This question was asked in my linear algebra quiz previous year exam and I was unable to solve it.
Let V be an inner ( in question it's written integer , but i think he means inner) product space and S be a subset of V. Let $\bar S$denote the closure of S in V with respect to topology induced by the metric given by inner product. Which of the following statements are true?
A $ S $=$ (S^{\bot})^{\bot}$
B $ \overline S$= $(S^{\perp})^{\perp}$
C $\overline {\text{span}(S)}$=$(S^{\bot})^{\bot}$
D $ S^{\bot} $=$ ((S^{\bot})^{\bot})^{\bot}$
I was completely blank on how can I approach this problem although I have studied linear algebra carefully. Can you please tell on how I should approach the problem .
Edit : I tried It again . I marked A ,D but answer is C,D. If A is false I don't see why D must be true. So, I think I am missing some concepts.
Best Answer
Recall that $S^\perp$ is defined as the set of all vectors in $V$ which are orthogonal to every vector in $S$.

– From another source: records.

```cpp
template <int TH, int TW, int BM, bool UP2X, int KS = 3, int S = 1, int DIL = 1, int CK = 4, int KH_ = KS, int KW_ = KS,
          int FW = 0, bool ZF = false>
__global__ __launch_bounds__(256) void conv3x3_kernel(C3Args a) {
  constexpr bool FLAT = FW > 0;
  static_assert(!ZF || (!FLAT && !UP2X), "zero fill: rectangular tiles");
  static_assert(!FLAT || (S == 1 && !UP2X && (KH_ & 1) && (KW_ & 1)), "flat tiles: stride 1, odd taps, no fused upsample");
  constexpr int NT = KH_ * KW_, C3_KT = CK * NT, C3_CK = CK;
  constexpr int PADH = DIL * (KH_ - 1) / 2, PADW = DIL * (KW_ - 1) / 2;
  constexpr int F_NR = (FW + 126 + (FLAT ? FW : 1)) / (FLAT ? FW : 1);
  constexpr int F_NC = 127 / (FLAT ? FW * FW : 1) + 1;
  constexpr int PH = FLAT ? F_NR + F_NC * PADH + 2 * PADH : (TH - 1) * S + (KH_ - 1) * DIL + 1;
  constexpr int PWR = FLAT ? FW + 2 * PADW : (TW - 1) * S + (KW_ - 1) * DIL + 1;
  constexpr int PW = (S == 2) ? (PWR + 1) / 2 * 2 : PWR, PWH = PW / 2, PS = PH * PW;
  constexpr int LDA = BM + 4;
  constexpr int NPATCH = C3_CK * PS;
  constexpr int PE = (NPATCH + 255) / 256;
  constexpr int A4 = BM / 4, NA4 = C3_KT * A4, AE = (NA4 + 255) / 256;
  constexpr int WTM = BM / 2, TM = WTM / 32;
  __shared__ __attribute__((aligned(16))) float As[2][C3_KT][LDA];
  __shared__ float Ps[2][NPATCH];

  const int tid = threadIdx.x, lane = tid & 63, wave = tid >> 6;
  const int wm = wave >> 1, wn = wave & 1, li = lane & 31, lk = lane >> 5;
  int t = xcd_remap(blockIdx.x, gridDim.x);
  const int mt = t % a.gridM; t /= a.gridM;
  const int tx = t % a.tilesX; t /= a.tilesX;
  const int ty = t % a.tilesY;
  const int n = t / a.tilesY;
  const int h0 = ty * TH, w0 = tx * TW, m0 = mt * BM;
  const int f_HW = a.H * a.W, f_Hp = a.H + PADH, f_P = a.N * f_HW;
  const int p0 = tx * 128;
  const int vr0 = FLAT ? (p0 / f_HW) * f_Hp + (p0 % f_HW) / FW : 0;

  const bool has0 = a.sc0 != nullptr, has1 = a.sc1 != nullptr;
  const long long sHW = (long long)a.Hs * a.Ws;
  f32x4 areg[AE];
  const float* aptr[AE];
  int a_lds[AE];
#pragma unroll
  for (int e = 0; e < AE; ++e) {
    int idx = min(tid + 256 * e, NA4 - 1);
    int row = idx / A4, c4 = idx % A4;
    aptr[e] = a.wp + (long long)row * a.wp_ld + m0 + c4 * 4;
    a_lds[e] = row * LDA + c4 * 4;
  }
  const long long a_step = (long long)C3_KT * a.wp_ld;

  constexpr int NRAW = UP2X ? 4 : 1;
  float praw[PE][NRAW], psc[PE], psh[PE], plh[UP2X ? PE : 1], plw[UP2X ? PE : 1];
  const float* pptr[PE][NRAW];
  long long poff1[PE][NRAW];
  int p_cc[PE];
  int p_lds[S == 2 ? PE : 1];
  unsigned pok = 0;
#pragma unroll
  for (int e = 0; e < PE; ++e) {
    int idx = min(tid + 256 * e, NPATCH - 1);
    int cc = idx / PS, r = (idx % PS) / PW, col = idx % PW;
    int gh = h0 * S - a.padh + r, gw = w0 * S - a.padw + col;
    int ne = n;
    if constexpr (FLAT) {
      const int vr = vr0 - PADH + r;
      ne = vr >= 0 ? vr / f_Hp : a.N;
      gh = vr >= 0 ? vr % f_Hp : -1;
      gw = col - PADW;
      if (ne >= a.N) { ne = a.N - 1; gh = -1; }
    }
    if constexpr (S == 2) p_lds[e] = cc * PS + r * PW + (col & 1) * PWH + (col >> 1);
    bool ok = (PE * 256 == NPATCH || tid + 256 * e < NPATCH) && (unsigned)gh < (unsigned)a.H && (unsigned)gw < (unsigned)a.W;
    int ghc = min(max(gh, 0), a.H - 1), gwc = min(max(gw, 0), a.W - 1);
    long long o[NRAW];
    if constexpr (!UP2X) {
      o[0] = ((long long)ghc * a.Ws + gwc) << a.xs2;
    } else {
      float fh = a.rh * (float)ghc, fw = a.rw * (float)gwc;
      int hh0 = (int)fh, ww0 = (int)fw;
      int hh1 = hh0 + (hh0 < a.Hs - 1), ww1 = ww0 + (ww0 < a.Ws - 1);
      plh[e] = fh - (float)hh0;
      plw[e] = fw - (float)ww0;
      o[0] = (long long)hh0 * a.Ws + ww0; o[1] = (long long)hh0 * a.Ws + ww1;
      o[2] = (long long)hh1 * a.Ws + ww0; o[3] = (long long)hh1 * a.Ws + ww1;
    }
#pragma unroll
    for (int q = 0; q < NRAW; ++q) {
      pptr[e][q] = a.x0 + ((long long)ne * a.C0 + cc) * sHW + o[q];
      poff1[e][q] = ((long long)ne * a.C1 + cc) * sHW + o[q];
    }
    p_cc[e] = cc;
    pok |= (unsigned)ok << e;
  }
  const long long p_step = (long long)C3_CK * sHW;
  const int kt_switch = a.C0 / C3_CK;
  bool cur_has = has0;
  const float *scp = a.sc0, *shp = a.sh0;

  auto issue = [&](int kt) __attribute__((always_inline)) {
    if (kt == kt_switch && a.C1 > 0) {
#pragma unroll
      for (int e = 0; e < PE; ++e)
#pragma unroll
        for (int q = 0; q < NRAW; ++q) pptr[e][q] = a.x1 + poff1[e][q];
      cur_has = has1;
      scp = a.sc1;
      shp = a.sh1;
    }
#pragma unroll
    for (int e = 0; e < AE; ++e) {
      areg[e] = *reinterpret_cast<const f32x4*>(aptr[e]);
      aptr[e] += a_step;
    }
#pragma unroll
    for (int e = 0; e < PE; ++e) {
#pragma unroll
      for (int q = 0; q < NRAW; ++q) {
        praw[e][q] = *pptr[e][q];
        pptr[e][q] += p_step;
      }
      if (cur_has) {
        psc[e] = scp[p_cc[e]];
        psh[e] = shp[p_cc[e]];
      }
    }
    if (cur_has) {
      scp += C3_CK;
      shp += C3_CK;
    }
// ... 155 lines not shown
```
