template <int PASSES, bool DUELING>
__global__ void __launch_bounds__(NT_F, 1) tc_target_kernel(const LearnArgs A, const __grid_constant__ CUtensorMap tm_w1,
                                                            const __grid_constant__ CUtensorMap tm_w2,
                                                            const __grid_constant__ CUtensorMap tm_w1t,
                                                            const __grid_constant__ CUtensorMap tm_w2t) {
    extern __shared__ uint8_t smem_raw[];
    const uint32_t sbase = (smem_u32(smem_raw) + 1023u) & ~1023u;
    const int B = A.d.batch, Dp = A.d.obs_stride;
    const int n_items = 2 * A.d.n_nets * A.tc_tiles;
    const int warp = threadIdx.x >> 5;
    KT_BEGIN;
    const uint32_t tmem = tc_prologue(sbase);
    if (A.chain) {
        asm volatile("griddepcontrol.wait;" ::: "memory");
        pdl_launch_dependents();
    }
    Ring ring;
    bool ok = true;
    if (warp >= EW) {
        regs_dec<REGS_AUX>();
      if (warp == W_MMA) {
        if ((threadIdx.x & 31) == 0) {
            int prev = -1;
            for (int q = k3_next(A, blockIdx.x, n_items); q < n_items; q = k3_next(A, q + gridDim.x, n_items)) {
                ok = mma_gemm<PASSES, false>(sbase, tmem, sbase + Fwd::R, sbase + Fwd::XLO, 0, Dp, ring, ok);
                if (prev >= 0) flag_release_add(A.k3_done + (size_t)((prev >> 1) / A.tc_tiles) * A.ws_tiles + (prev >> 1) % A.tc_tiles);
                prev = q;
                ok = mma_gemm<PASSES, false>(sbase, tmem, sbase + Fwd::R, 0, tmem + 256u, H, ring, ok);
            }
            if (!ok) atomicExch(A.error, 13);
        }
        __syncwarp();
      } else if (warp == W_TMA) {
        if ((threadIdx.x & 31) == 0) {
            for (int q = k3_next(A, blockIdx.x, n_items); q < n_items;) {
                const int g = (q >> 1) / A.tc_tiles;
                const float* P = ((q & 1) ? A.nets.theta_tgt : A.nets.theta) + (size_t)g * A.L.stride;
                const int qn = k3_next(A, q + gridDim.x, n_items);
                const float* Pn = qn < n_items ? ((qn & 1) ? A.nets.theta_tgt : A.nets.theta) + (size_t)((qn >> 1) / A.tc_tiles) * A.L.stride + A.L.w1 : nullptr;
                ok = tma_fwd(sbase, (q & 1) ? &tm_w1t : &tm_w1, g, P + A.L.w1, Dp, ring, ok, P + A.L.w2);
                ok = tma_fwd(sbase, (q & 1) ? &tm_w2t : &tm_w2, g, P + A.L.w2, H, ring, ok, Pn);
                q = qn;
            }
            if (!ok) atomicExch(A.error, 23);
        }
        __syncwarp();
      } else if (warp < W_CONV + CONV_WARPS) {
        const int tc = threadIdx.x - W_CONV * 32, cg = (warp - W_CONV) / CONV_GROUP_WARPS, t = tc % (CONV_GROUP_WARPS * 32);
        for (int q = k3_next(A, blockIdx.x, n_items); q < n_items; q = k3_next(A, q + gridDim.x, n_items)) {
            ok = conv_ring<PASSES>(sbase, cg, t, ring, ok, Dp / 8);
            ok = conv_ring<PASSES>(sbase, cg, t, ring, ok, H / 8);
        }
        if (!ok && tc == 0) atomicExch(A.error, 33);
      }
    } else {
        regs_inc<REGS_EPI>();
        const Epi e;
        XGather<PASSES> xg;
        int q = k3_next(A, blockIdx.x, n_items);
        if (q < n_items) {
            const int g = (q >> 1) / A.tc_tiles, rt = (q >> 1) % A.tc_tiles;
            const float* P = ((q & 1) ? A.nets.theta_tgt : A.nets.theta) + (size_t)g * A.L.stride;
            xg.begin(A.rp.next_obs, A.nrows + (size_t)g * B, rt * BM, B, Dp, P, head_w3<DUELING>(A, P, q & 1, g), A.L);
        }
        int q_last = -1;
        while (q < n_items) {
            const int item = q >> 1, pass = q & 1;
            const int g = item / A.tc_tiles, rt = item % A.tc_tiles, r0 = rt * BM;
            const float* P = (pass == 0 ? A.nets.theta : A.nets.theta_tgt) + (size_t)g * A.L.stride;
            TS_DECL;
            TS();
            KT_FIRST();
            xg.store(sbase);
            a_ready(sbase);
            epi_sync();
            TS();
            ok = wait_gemm(sbase, ring, ok);
            TS();
            uint32_t mask[2];
            epi_hidden<PASSES>(sbase, tmem, e, Fwd::BIAS1, nullptr, 0, mask);
            a_ready(sbase);
            TS();
            const int qn = k3_next(A, q + gridDim.x, n_items);
            if (qn < n_items) {
                const int gn = (qn >> 1) / A.tc_tiles, rtn = (qn >> 1) % A.tc_tiles;
                const float* Pn = ((qn & 1) ? A.nets.theta_tgt : A.nets.theta) + (size_t)gn * A.L.stride;
                xg.begin(A.rp.next_obs, A.nrows + (size_t)gn * B, rtn * BM, B, Dp, Pn, head_w3<DUELING>(A, Pn, qn & 1, gn), A.L);
            }
            ok = wait_gemm(sbase, ring, ok);
            TS();
            float qv[4];
            epi_head(sbase, tmem, e, false, mask, qv, head_b3<DUELING>(A, P, pass, g));
            TS();
            TS_PRINT("K3 store L1 epi1 L2 epi2");
            const int gr = r0 + e.row;
            if (e.part == 0 && gr < B) {
                float* out = (pass == 0 ? A.q_next : A.tq_all) + ((size_t)g * B + gr) * 4;
                *reinterpret_cast<float4*>(out) = make_float4(qv[0], qv[1], qv[2], qv[3]);
            }
            q_last = q;
            q = qn;
        }
        epi_sync();
        if (q_last >= 0 && threadIdx.x == 0) flag_release_add(A.k3_done + (size_t)((q_last >> 1) / A.tc_tiles) * A.ws_tiles + (q_last >> 1) % A.tc_tiles);
        if (!ok && threadIdx.x == 0) atomicExch(A.error, 3);
        KT_END("K3");
    }
    tc_epilogue(tmem);
}

__device__ __forceinline__ int k4_next(const LearnArgs& A, int q, int n_items) {
    while (q < n_items && !A.active[q / A.tc_tiles]) q += gridDim.x;
    return q;
}
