int tce_proj_mean_fwd(const float *mean, const float *mean_o, const double *mean_part, double eps,
                      float *proj_mean, int64_t B, int n, void *stream);
int tce_proj_mean_bwd(const float *mean, const float *mean_o, const double *mean_part, double eps,
                      const float *grad_out, float *grad_mean, double *grad_mean_part, int64_t B, int n,
                      void *stream);
int tce_proj_entropy_fwd(const float *L, const double *beta, int64_t ldb_beta, int equality, float *out,
                         double *entropy, int64_t B, int n, void *stream);
int tce_proj_entropy_bwd(const float *L, const double *beta, int64_t ldb_beta, int equality,
                         const float *grad_out, float *grad_L, int64_t B, int n, void *stream);
int tce_proj_kl_diag_fwd(const float *s, int64_t ldb_s, int64_t inc_s, const float *s_old, int64_t ldb_so,
                         int64_t inc_so, double eps_cov, const double *beta, int64_t ldb_beta, int equality,
                         float *out, int64_t ldb_o, int64_t inc_o, double *state, int32_t *info, int64_t B, int n,
                         void *stream);
int tce_proj_kl_diag_bwd(const float *s, int64_t ldb_s, int64_t inc_s, const float *s_old, int64_t ldb_so,
                         int64_t inc_so, const double *state, const float *grad_out, int64_t ldb_g, int64_t inc_g,
                         float *grad_s, int64_t ldb_gs, int64_t inc_gs, int64_t B, int n, void *stream);
size_t tce_proj_kl_save_doubles(int64_t B, int n);
int tce_proj_kl_cov_fwd(const float *L, const float *L_o, double eps_cov, float *proj_L, double *save,
                        int32_t *info, int warm_start, int64_t B, int n, void *stream);
int tce_proj_kl_cov_bwd(const float *L, const float *proj_L, const float *grad_out, const double *save,
                        float *grad_L, int64_t B, int n, void *stream);
int tce_proj_kl_entropy_fwd(const float *L, const float *L_o, double eps_cov, const double *beta,
                            int64_t ldb_beta, int equality, float *proj_L, float *out_L, double *save,
                            int32_t *info, int warm_start, int64_t B, int n, void *stream);
int tce_proj_kl_entropy_bwd(const float *L, const float *proj_L, const float *grad_out, const double *save,
                            float *grad_L, int64_t B, int n, void *stream);
int tce_proj_kl_entropy_bwd_inv(const float *L, const float *proj_L, const float *grad_out, const double *save,
                                const double *out_inv, float *grad_L, int64_t B, int n, void *stream);
int tce_proj_kl_entropy_bwd_tr(const float *L, const float *proj_L, const float *grad_out, const double *save,
                               double tr_coeff, float *grad_L, int64_t B, int n, void *stream);
int tce_proj_kl_bwd_sigma(const float *L, const double *grad_sigma, const double *save, int fused_entropy,
                          double tr_coeff, float *grad_L, int64_t B, int n, void *stream);
int tce_proj_kl_entropy_fwd_sigma_vec(const float *vec, int64_t ldb_vec, float min_std, float *L_built,
                                      const float *L_o, double eps_cov, const double *beta, int64_t ldb_beta,
                                      int equality, float *proj_L, float *out_L, double *save, int32_t *info,
                                      int warm_start, int64_t B, int n, void *stream);
int tce_proj_kl_bwd_sigma_k_vec(const float *L, const float *vec, int64_t ldb_vec, const double *grad_sigma,
                                const double *save, int fused_entropy, double tr_coeff, float *grad_vec, int64_t B,
                                int n, void *stream);
int tce_proj_kl_bwd_prep(double *save, int64_t B, int n, void *stream);
int tce_proj_kl_bwd_sigma_k(const float *L, const double *grad_sigma, const double *save, int fused_entropy,
                            double tr_coeff, float *grad_L, int64_t B, int n, void *stream);
int tce_proj_kl_entropy_fwd_sigma(const float *L, const float *L_o, double eps_cov, const double *beta,
                                  int64_t ldb_beta, int equality, float *proj_L, float *out_L, double *save,
                                  int32_t *info, int warm_start, int64_t B, int n, void *stream);
int tce_proj_kl_entropy_fwd_chol(const double *save, float *proj_L, float *out_L, double *out_inv, int32_t *info,
                                 int64_t B, int n, void *stream);
int tce_proj_frob_cov_fwd(const float *L, const float *L_o, int64_t ldb_Lo, double eps_cov, float *proj_L,
                          double *save_sc, int32_t *info, int64_t B, int n, void *stream);
int tce_proj_frob_cov_bwd(const float *L, const float *L_o, int64_t ldb_Lo, double eps_cov,
                          const float *proj_L, const float *grad_out, const double *save_sc, float *grad_L,
                          int64_t B, int n, void *stream);
int tce_proj_w2_cov_fwd(const float *L, const float *L_o, int64_t ldb_Lo, double eps_cov, int scale_prec,
                        float *proj_L, double *save_sc, int64_t B, int n, void *stream);
int tce_proj_w2_cov_bwd(const float *L, const float *L_o, int64_t ldb_Lo, double eps_cov, int scale_prec,
                        const float *grad_out, float *grad_L, int64_t B, int n, void *stream);
int tce_cov_distance(int kind, const float *L, const float *L_o, int64_t ldb_Lo, int scale_prec,
                     const double *grad_val, double *val, float *grad_L, int64_t B, int n, void *stream);

size_t tce_seglik_work_bytes(const tce_tables_t *tables, int64_t B, int64_t P);
int tce_seglik_gram(const tce_tables_t *tables, const float *smp_traj, const float *mean, const float *L,
                    int64_t ldb_L, const float *times, const float *init_time, const float *init_pos,
                    const float *init_vel, const int64_t *pred_pairs, void *work, double *diag_max,
                    int64_t B, int64_t T, int64_t P, void *stream);
int tce_seglik_chol(const tce_tables_t *tables, const void *work, void *adj, const double *diag_max, double reg_rel,
                    const float *grad_logp, const float *logp_old, const float *advantage,
                    double grad_scale, double *loss_acc, float *logp, int32_t *info, int64_t B,
                    int64_t P, void *stream);
int tce_seglik_bwd(const tce_tables_t *tables, const void *work, const float *L, int64_t ldb_L,
                   const float *times, const float *init_time, const int64_t *pred_pairs,
                   const float *upstream, float *grad_mean, float *grad_L, int64_t B, int64_t T, int64_t P,
                   void *stream);
int tce_seglik_diag_max(const tce_tables_t *tables, const float *s, int64_t ldb_s, int64_t inc_s,
                        const float *times, const float *init_time, const int64_t *pred_pairs, double *diag_max,
                        int64_t B, int64_t T, int64_t P, void *stream);
int tce_seglik_diag_fwd(const tce_tables_t *tables, const float *smp_traj, const float *mean, const float *s,
                        int64_t ldb_s, int64_t inc_s, const float *times, const float *init_time,
                        const float *init_pos, const float *init_vel, const int64_t *pred_pairs,
                        const double *diag_max, double reg_rel, float *logp, int32_t *info, int64_t B, int64_t T,
                        int64_t P, void *stream);
int tce_seglik_diag_bwd(const tce_tables_t *tables, const float *smp_traj, const float *mean, const float *s,
                        int64_t ldb_s, int64_t inc_s, const float *times, const float *init_time,
                        const float *init_pos, const float *init_vel, const int64_t *pred_pairs,
                        const double *diag_max, double reg_rel, const float *grad_logp, float *grad_mean,
                        float *grad_s, int64_t ldb_gs, int64_t inc_gs, int64_t B, int64_t T, int64_t P,
                        void *stream);

int tce_seglik_fused_config(const tce_tables_t *tables, int64_t B, int64_t P, int chained, int32_t *episodes_per_iter,
                            int32_t *grid, int64_t *part_floats, int64_t *pre_doubles_per_episode);
int tce_seglik_prepass(const tce_tables_t *tables, const float *smp_traj, const float *mean, const float *L,
                       int64_t ldb_L, const double *Sigma0, const double *sigma_scale, const float *times,
                       const float *init_time, const float *init_pos, const float *init_vel,
                       const int64_t *pred_pairs, double *pre, double *diag_max, int chained, int64_t B, int64_t T,
                       int64_t P, void *stream);
int tce_seglik_fused(const tce_tables_t *tables, const double *pre, const float *L, int64_t ldb_L,
                     const double *Sigma0, const double *sigma_scale, const int64_t *pred_pairs,
                     const double *diag_max, double reg_rel, int grad_mode, const float *grad_logp,
                     const float *logp_old, const float *advantage, double grad_scale, double *loss_acc, float *logp,
                     int32_t *info, float *grad_mean, float *grad_L, float *dsigma_part, int chained, int64_t B,
                     int64_t P, void *stream);
int tce_seglik_dsigma_reduce(const tce_tables_t *tables, float *dsigma_part, int nparts, const float *L,
                             const float *upstream, float *grad_L, double *grad_sigma, void *stream);
size_t tce_seglik_uniform_ws_doubles(const tce_tables_t *tables, int64_t P);
int tce_seglik_uniform_parts(const tce_tables_t *tables, int64_t B, int64_t P, int32_t *nparts,
                             int64_t *apart_doubles);
int tce_seglik_uniform_prep(const tce_tables_t *tables, const float *L, const double *Sigma0,
                            const double *sigma_scale, const float *times, const float *init_time,
                            const int64_t *pred_pairs, double *ws, double *diag_max, double reg_rel, int what,
                            int64_t P, void *stream);
int tce_seglik_uniform_main(const tce_tables_t *tables, const double *ws, const float *smp_traj, const float *mean,
                            const float *init_pos, const float *init_vel, const int64_t *pred_pairs, int grad_mode,
                            const float *grad_logp, const float *logp_old, const float *advantage,
                            double grad_scale, double *loss_acc, float *logp, int32_t *info, float *grad_mean,
                            double *apart, int64_t B, int64_t T, int64_t P, void *stream);
int tce_seglik_uniform_finish(const tce_tables_t *tables, double *ws, const double *apart, int nparts,
                              const float *L, const float *upstream, float *grad_L, double *grad_sigma, int64_t P,
                              void *stream);

int tce_gae(const float *rewards, const float *values, const uint8_t *dones, const uint8_t *tl_dones,
            float gamma, float lam, int use_gae, float *adv, float *ret, int64_t B, int64_t T,
            void *stream);
int tce_segment_advantage_raw(int mode, const float *rewards, const float *values, const float *advantages,
                              const int64_t *pred_pairs, float gamma, float *seg, double *stats, int64_t B,
                              int64_t T, int64_t P, void *stream);
int tce_sum_stats(const float *x, double *stats, int64_t N, void *stream);
int tce_normalize_by_stats(float *x, const double *stats, int64_t N, void *stream);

In case $S$ is a singleton, say $S=\{s\}$, then we have $$ S^\perp = \{x\in V: \langle x, s\rangle =0\}, $$ so $S^\perp$ coincides with the null space of the continuous linear functional $$ x\in V \mapsto \langle x, s\rangle , $$ and for that reason $S^\perp$ is obviously a CLS (closed linear subspace).
For a general set $S$, one clearly has that $$ S^\perp = \bigcap_{x\in S} \{s\}^\perp, $$ so $S^\perp$ is the intersection of a family of CLS's, and hence itself a CLS.
Notice that the right-hand-side of (A), (B), (C) and (D) all refer to the "perp" of something, so are all CLS's.
Since the left-hand-side of (A) and (B) may or may not represent a CLS, then they can't always be true.
Point (C) is true. To see why, first notice that $$ S\subseteq (S^\perp)^\perp \tag 1 $$ for a pretty elementary reason (which nevertheless sounds a bit like a tongue-twister): every vector in $S$ is orthogonal to anything that is orthogonal to every vector in $S$.
We then see that (1) states that $S$ is contained in a CLS, and since $\overline{\text{span}}(S)$ is the smallest CLS containing $S$, it follows that $$ \overline{\text{span}}(S)\subseteq (S^\perp)^\perp $$
To prove the converse inclusion, pick any vector $x$ in $(S^\perp)^\perp$. A well known result about Hilbert spaces (which requires that $V$ be complete, and hence we need to assume it here) states that $x$ may be written as $$ x=u+v, $$ where $u$ is perpendicular to $\overline{\text{span}}(S)$, and $v$ velongs to $\overline{\text{span}}(S)$.
Notice that, in particular, $u$ is perpendicular to every vector of $S$, and hence $u\in S^\perp$.
On the other hand, since both $x$ and $v$ lie in $(S^\perp)^\perp$, we conclude that $u=x-v\in (S^\perp)^\perp$.
This implies that $u\in (S^\perp)^\perp \cap S^\perp$, so $u$ is perpendicular to itself, whence $u=0$ and then $$ x = u+v = v\in \overline{\text{span}}(S). $$ This concludes the proof of (C).
Regarding point (D) it is true even if $V$ is not complete. It is a consequence of the following much more general result:
Lemma. Let $V$ be any set (e.g. the inner-product space of interest here) and let $\lozenge$ be a symmetric relation on $V$ (e.g. $x\mathrel{\lozenge} y \Leftrightarrow x\perp y$). For each subset $S\subseteq V$ define $$ S^\lozenge = \{x\in V: x\mathrel{\lozenge} s, \text{ for all $s$ in S} \}. $$ Then $$ S^\lozenge = ((S^\lozenge)^\lozenge)^\lozenge, $$ for any $S$.
Proof. The tongue-twister above immediately implies that $$ S\subseteq (S^\lozenge)^\lozenge. \tag 2 $$ Plugging in $S^\lozenge$ in place of $S$ in (2), we get $S^\lozenge \subseteq ((S^\lozenge)^\lozenge)^\lozenge$.
Next observe that $$ S_1\subseteq S_2 \Rightarrow S_2^\lozenge\subseteq S_1^\lozenge, $$ and if this is applied to (2), we get $ ((S^\lozenge)^\lozenge)^\lozenge\subseteq S^\lozenge. $ QED
An interesting Corollary, in a totally distinct area of Math is:
Corollary. Given a ring $R$ and any subset $S\subseteq R$, define the commutant of $S$, denoted $S'$, to be the set formed by the elements of $R$ which commute with every element of $S$. Then $S'''=S'$.